La urbanidad bien entendida.
El hombre es un ser social y la urbanidad le ayuda a relacionarse de forma correcta con los demás.
La urbanidad bien entendida.
El hombre no se basta a sí mismo, y por lo tanto no ha nacido para vivir aislado. Débil por naturaleza y desde su primer vagido asaltado de continuo por necesidades sin cuento, impelido por deber y por instinto a conservar su existencia y a perfeccionar sus diversas facultades, busca la sociedad en la que tan solamente le será dable encontrar medios de proveer a aquellas. El consorcio de sus semejantes engendra a su vez el deseo irresistible de lograr su estimación.
Y ¿qué talismán más prepotente existir puede para atraernos mutuamente que la urbanidad bien entendida? Porque, si manifestamos a los otros nuestro aprecio con palabras y modales ordenados con discreción y agrado; si les tributamos los miramientos y distinciones a que son acreedores, no podremos menos de disponerlos a favor nuestro, y de recibir de ellos las muestras de consideración a que tenemos derecho. De este cambio de finas atenciones, exclusivo de las naciones civilizadas, resulta el equilibrio de la balanza social. Proscríbase de entre ellas la cortesía, y no tardaréis en verlas niveladas con los pueblos bárbaros del África, o con los salvajes de la América y Oceanía.
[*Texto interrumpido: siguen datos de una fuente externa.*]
int pa_mat_from_csc(pa_ctx* ctx, int dtype, int index_bytes,
                    int64_t nrows_lids, int64_t ncols_lids,
                    const void* colptr, const void* rowval, const void* nzval,
                    const pa_index* rows, const pa_index* cols,
                    pa_mat** out);
int pa_mat_from_csr(pa_ctx* ctx, int dtype, int index_bytes, int Bi,
                    int64_t nrows_lids, int64_t ncols_lids,
                    const void* rowptr, const void* colval, const void* nzval,
                    const pa_index* rows, const pa_index* cols,
                    pa_mat** out);
int pa_mat_from_coo(pa_ctx* ctx, int dtype, int index_bytes, int ids_global,
                    int64_t nrows_lids, int64_t ncols_lids, int64_t ncoo,
                    const void* I, const void* J, const void* V,
                    const pa_index* rows, const pa_index* cols,
                    int64_t* csc_nnz, int64_t* colptr_out,
                    int64_t* rowval_out, pa_mat** out);
int pa_mat_from_coo_csr(pa_ctx* ctx, int dtype, int index_bytes, int ids_global, int Bi,
                        int64_t nrows_lids, int64_t ncols_lids, int64_t ncoo,
                        const void* I, const void* J, const void* V,
                        const pa_index* rows, const pa_index* cols, int64_t* nnz,
                        int64_t* rowptr_out, int64_t* colval_out, pa_mat** out);
int pa_mat_from_dcoo_csr(const pa_coo* coo, int ids_global, int Bi, int64_t nrows_lids,
                         int64_t ncols_lids, const pa_index* rows, const pa_index* cols,
                         int64_t* nnz, int64_t* rowptr_out, int64_t* colval_out,
                         pa_mat** out);
int pa_coo_create(pa_ctx* ctx, int dtype, int64_t n, const int64_t* I,
                  const int64_t* J, const void* V, pa_coo** out);
int pa_coo_destroy(pa_coo* coo);
int pa_coo_size(const pa_coo* coo, int64_t* n);
int pa_coo_download(const pa_coo* coo, int64_t* I, int64_t* J, void* V);
int pa_coo_assemble_all(int n, pa_coo* const coo[], const pa_index* const rows[],
                        pa_xchg* const rows_xchg[]);
int pa_mat_from_dcoo(const pa_coo* coo, int ids_global, int64_t nrows_lids,
                     int64_t ncols_lids, const pa_index* rows,
                     const pa_index* cols, int64_t* csc_nnz,
                     int64_t* colptr_out, int64_t* rowval_out, pa_mat** out);
int pa_mat_set_values(pa_mat* A, const void* nzval);
int pa_mat_fillstored(pa_mat* A, const void* v);
int pa_mat_get_values(const pa_mat* A, void* nzval);
int pa_mat_xchg_create(pa_mat* A, int32_t n_rcv, const int32_t* parts_rcv,
                       const int32_t* ptrs_rcv, const int64_t* k_rcv,
                       int32_t n_snd, const int32_t* parts_snd,
                       const int32_t* ptrs_snd, const int64_t* k_snd,
                       pa_xchg** out);
int pa_mat_exchange_all(int n, pa_mat* const A[], pa_xchg* const xg[],
                        int op, int reverse, int zero_sent);
int pa_mat_destroy(pa_mat* A);
int pa_mat_info(const pa_mat* A, int64_t* nrows_owned, int64_t* nnz_owned,
                int64_t* slots, int64_t* nslices, int64_t* nslices_interior);
int pa_mat_format_info(const pa_mat* A, int64_t* pattern_slices,
                       int64_t* regular_rows, int64_t* side_rows,
                       int64_t* side_slots);
int pa_mat_delta16_info(const pa_mat* A, int64_t* delta16_slices);
int pa_mat_triple_info(const pa_mat* A, int64_t* t_slices, int64_t* t_rows, int64_t* tri_slices,
                       int64_t* tri_rows);
int pa_mat_pair_info(const pa_mat* A, int64_t* pair_slices, int64_t* pair_rows);

int pa_mat_device_ptrs(const pa_mat* A, uint64_t out[8]);

int pa_mat_traffic(const pa_mat* A, int64_t* value_bytes, int64_t* index_bytes,
                   int64_t* meta_bytes);

int pa_mat_long_rows(const pa_mat* A, int64_t* n_long, int64_t* n_long_nnz);

int pa_spmv_all(int n, pa_mat* const A[], pa_vec* const y[],
                const pa_index* const y_idx[],
                pa_vec* const x[], const pa_index* const x_idx[],
                pa_xchg* const xg[], const void* alpha, const void* beta);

Y si de las hipótesis descendemos a los hechos e invocamos el testimonio de la experiencia, nos convenceremos desde luego que el hombre constituido en sociedad, aunque fuese un tipo de virtudes, aunque abarcase con su inteligencia la mayor suma de conocimientos que caben en su limitada órbita, en vano esperaría brillar en el gran mundo si, a pesar del saber y probidad, no diese realce a su persona con la inestimable joya de la buena crianza.
Se concibe que no hablamos de aquella cortesía falaz que, más bien que cortesía, es un conjunto de ceremonias ridículas, de mentidas y frívolas protestas, y en suma, una engañosa máscara que sirve de velo a la hipocresía, a la ambición y a la vanidad. La urbanidad verdadera, la que tanto encarecemos, es aquella que procede de la moral cristiana; es esa virtud preciada que unida a la caridad nos impele a complacer a los hombres, haciéndonos al propio tiempo agradables a los ojos de los demás.
Estas ligeras reflexiones que no necesitamos explanar, bastan para inculcar a nuestros jóvenes, a quienes las dirigimos, toda la importancia de la civilidad, y a par de ella la necesidad de cultivarla desde los primeros albores de la vida. Más tarde fuera empresa poco menos que imposible el querer arrancar de cuajo los hábitos groseros que con el abandono hubiesen germinado en su ánimo; descuido funesto que llenos de rubor deplorarían cuando adultos, al verse rechazados del honroso trato de la culta sociedad. Nada hay más molesto y repugnante que un sujeto impolítico; y por el contrario nada más dulce y atractivo que una persona cortés.
Reasumir, pues, en breves páginas los preceptos de la buena crianza, estableciendo al mismo tiempo clara y sencillamente las bases sobre que estriba, tal ha sido el objeto que nos hemos propuesto al redactar estos versos. Convencidos, por otra parte, del gusto y facilidad con que los niños aprenden las composiciones en verso, hemos adoptado esta forma para que se fijen más grata y hondamente en su memoria unas reglas que el humano trato ha erigido en leyes inviolables.